There is also a possibility that your dog has an instinctive distrust the woman that you should pay attention to.


----------



## Megora (Jun 7, 2010)

At the mildest, your dog is probably spooked by this strange lady who may be huge and giving off strong scents. When people are afraid too, they probably smell even stronger to the dogs. When dogs are spooked - they growl or bark at whatever is spooking them. That isn't aggression. 

The other side of things is like the ladies above mentioned, there could be something going on when you aren't around or your dog is picking up on.


----------



## Charliethree (Jul 18, 2010)

Firstly, trust your gut! Your new dog, is still settling in and is finding that this 'stranger' worries her, she may see the sitter as an 'intruder' since she only comes by 'occasionally' (on weekends) and is letting herself in, (sneaking in from the dog's perspective). Your dog is sensing that this behavior is not 'right'.
How does the sitter feel about the dog or dogs in general? The dog will pick up easily on her emotions, she doesn't have to say or do anything to trigger the dog, your dog will sense it, so if she is worried/anxious about the dog, the dog will worry about her.
Don't punish or correct your dog for 'saying' she is not feeling good about this person. The 'growl' is a warning, not 'aggression', stopping the growl and turning off the warning can lead to a dog who does not growl, but bites instead. You also run the risk of your dog associating the punishment with the person who is present when it happens. For example: The sitter enters the home, the dog growls, gets corrected, she may well associate that correction with the sitter's presence reinforcing to her that the sitter is 'bad news'. Not what you want.
If you can arrange it have your sitter come by briefly a few times a week. Meet her at the door with your dog on leash, give the sitter a few treats to offer your dog. Allow your dog the choice to approach the sitter, or not, if she does seem to want to approach, have the sitter hold out an open hand with a few treats in it, ask her to not make eye contact, and turn sideways to the dog. If the dog will not approach, have her drop the treats on the floor near her feet or toss them underhand near your dog.

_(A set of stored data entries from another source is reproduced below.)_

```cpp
int device_lds_limit() {
    int dev = 0;
    if (hipGetDevice(&dev) != hipSuccess) return 64 * 1024;
    static std::mutex mu;
    static std::map<int, int> limits;
    std::lock_guard<std::mutex> lock(mu);
    auto it = limits.find(dev);
    if (it != limits.end()) return it->second;
    int lim = 64 * 1024, v = 0;
    hipDeviceProp_t prop;
    if (hipGetDeviceProperties(&prop, dev) == hipSuccess && std::strncmp(prop.gcnArchName, "gfx950", 6) == 0)
        lim = 160 * 1024;
    else if (hipDeviceGetAttribute(&v, hipDeviceAttributeMaxSharedMemoryPerBlock, dev) == hipSuccess && v > 0)
        lim = v;
    limits[dev] = lim;
    return lim;
}

int fail(int code, const char *fmt, ...) {
    va_list ap;
    va_start(ap, fmt);
    vsnprintf(error_buffer(), 512, fmt, ap);
    va_end(ap);
    return code;
}

}

extern "C" {

int aligner_abi_version(void) { return ALIGNER_ABI_VERSION; }

const char *aligner_last_error(void) { return aligner::error_buffer(); }

void aligner_debug_set_stamps(void *stamps_dev) {
    aligner::g_debug_stamps = static_cast<unsigned long long *>(stamps_dev);
}

int aligner_debug_set_option(const char *name, int value) {
    if (!name) return aligner::fail(ALIGNER_EINVAL, "null option name");
    if (std::strcmp(name, "fwdsum_one_wave") == 0) { aligner::g_opt_fwdsum_one_wave = value; return ALIGNER_OK; }
    if (std::strcmp(name, "fwdsum_no_grad_stager") == 0) { aligner::g_opt_fwdsum_no_grad_stager = value; return ALIGNER_OK; }
    if (std::strcmp(name, "fwdsum_serial") == 0) { aligner::g_opt_fwdsum_serial = value; return ALIGNER_OK; }
    if (std::strcmp(name, "softattn_exact") == 0) { aligner::g_opt_softattn_exact = value; return ALIGNER_OK; }
    if (std::strcmp(name, "mobo_start_lag") == 0) { aligner::g_opt_mobo_start_lag = value; return ALIGNER_OK; }
    if (std::strcmp(name, "mobo_lanes") == 0) { aligner::g_opt_mobo_lanes = value; return ALIGNER_OK; }
    if (std::strcmp(name, "mobo_stamp_wave") == 0) { aligner::g_opt_mobo_stamp_wave = value; return ALIGNER_OK; }
    if (std::strcmp(name, "mobo_full_chain") == 0) { aligner::g_opt_mobo_full_chain = value; return ALIGNER_OK; }
    if (std::strcmp(name, "softattn_split") == 0) { aligner::g_opt_softattn_split = value; return ALIGNER_OK; }
    if (std::strcmp(name, "conv_narrow_ft") == 0) { aligner::g_opt_conv_narrow_ft = value; return ALIGNER_OK; }
    if (std::strcmp(name, "conv_no_ring") == 0) { aligner::g_opt_conv_no_ring = value; return ALIGNER_OK; }
    if (std::strcmp(name, "conv_no_fuse") == 0) { aligner::g_opt_conv_no_fuse = value; return ALIGNER_OK; }
    if (std::strcmp(name, "conv_split_always") == 0) { aligner::g_opt_conv_split_always = value; return ALIGNER_OK; }
    if (std::strcmp(name, "maxpath_no_optimistic_mask") == 0) { aligner::g_opt_maxpath_no_optimistic_mask = value; return ALIGNER_OK; }
    if (std::strcmp(name, "maxpath_no_mask_verify") == 0) { aligner::g_opt_maxpath_no_mask_verify = value; return ALIGNER_OK; }
    if (std::strcmp(name, "maxpath_zero_blocks") == 0) { aligner::g_opt_maxpath_zero_blocks = value; return ALIGNER_OK; }
    if (std::strcmp(name, "maxpath_no_split_walk") == 0) { aligner::g_opt_maxpath_no_split_walk = value; return ALIGNER_OK; }
    if (std::strcmp(name, "softattn_strips") == 0) { aligner::g_opt_softattn_strips = value; return ALIGNER_OK; }
    if (std::strcmp(name, "softattn_rt_drop_merge") == 0) { aligner::g_opt_softattn_rt_drop_merge = value; return ALIGNER_OK; }
    if (std::strcmp(name, "softattn_no_pair") == 0) { aligner::g_opt_softattn_no_pair = value; return ALIGNER_OK; }
    if (std::strcmp(name, "mobo_bwd_general") == 0) { aligner::g_opt_mobo_bwd_general = value; return ALIGNER_OK; }
    if (std::strcmp(name, "mobo_drop_segment") == 0) { aligner::g_opt_mobo_drop_segment = value; return ALIGNER_OK; }
    return aligner::fail(ALIGNER_EINVAL, "unknown option '%s'", name);
}

int aligner_device_count(void) {
    int n = 0;
    if (hipGetDeviceCount(&n) != hipSuccess) {
        (void)hipGetLastError();
        return 0;
    }
    return n;
}

}
```

aligner_amd/csrc/common.h:

```cpp
#pragma once
#include <hip/hip_runtime.h>
#include <cstdarg>
#include <cstdio>

#include "aligner_amd.h"

namespace aligner {

char *error_buffer();
int   fail(int code, const char *fmt, ...) __attribute__((format(printf, 2, 3)));

#define ALIGNER_HIP_CHECK(expr)                                                        \
    do {                                                                               \
        hipError_t _e = (expr);                                                        \
        if (_e != hipSuccess)                                                          \
            return ::aligner::fail(ALIGNER_EHIP, "%s failed: %s (%s:%d)", #expr,       \
                                   hipGetErrorString(_e), __FILE__, __LINE__);         \
    } while (0)
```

Once your dog is feeling better about the sitter, and is taking treats from her hand, then ask her to accompany you on short walks to help build on that beginnings of trust.
The goal is to build some trust, and a positive association with the sitter - sitter = good things happening. Until your dog is feeling more comfortable with the sitter, and greeting her happily on arrival, suggest asking your sitter to wait for you to let her in. Your dog will take 'cues' from you who is 'safe' and who is not, to a dog, someone entering their home without their owner's permission/presence is suspicious, at least until they become familiar with and trusts them.


----------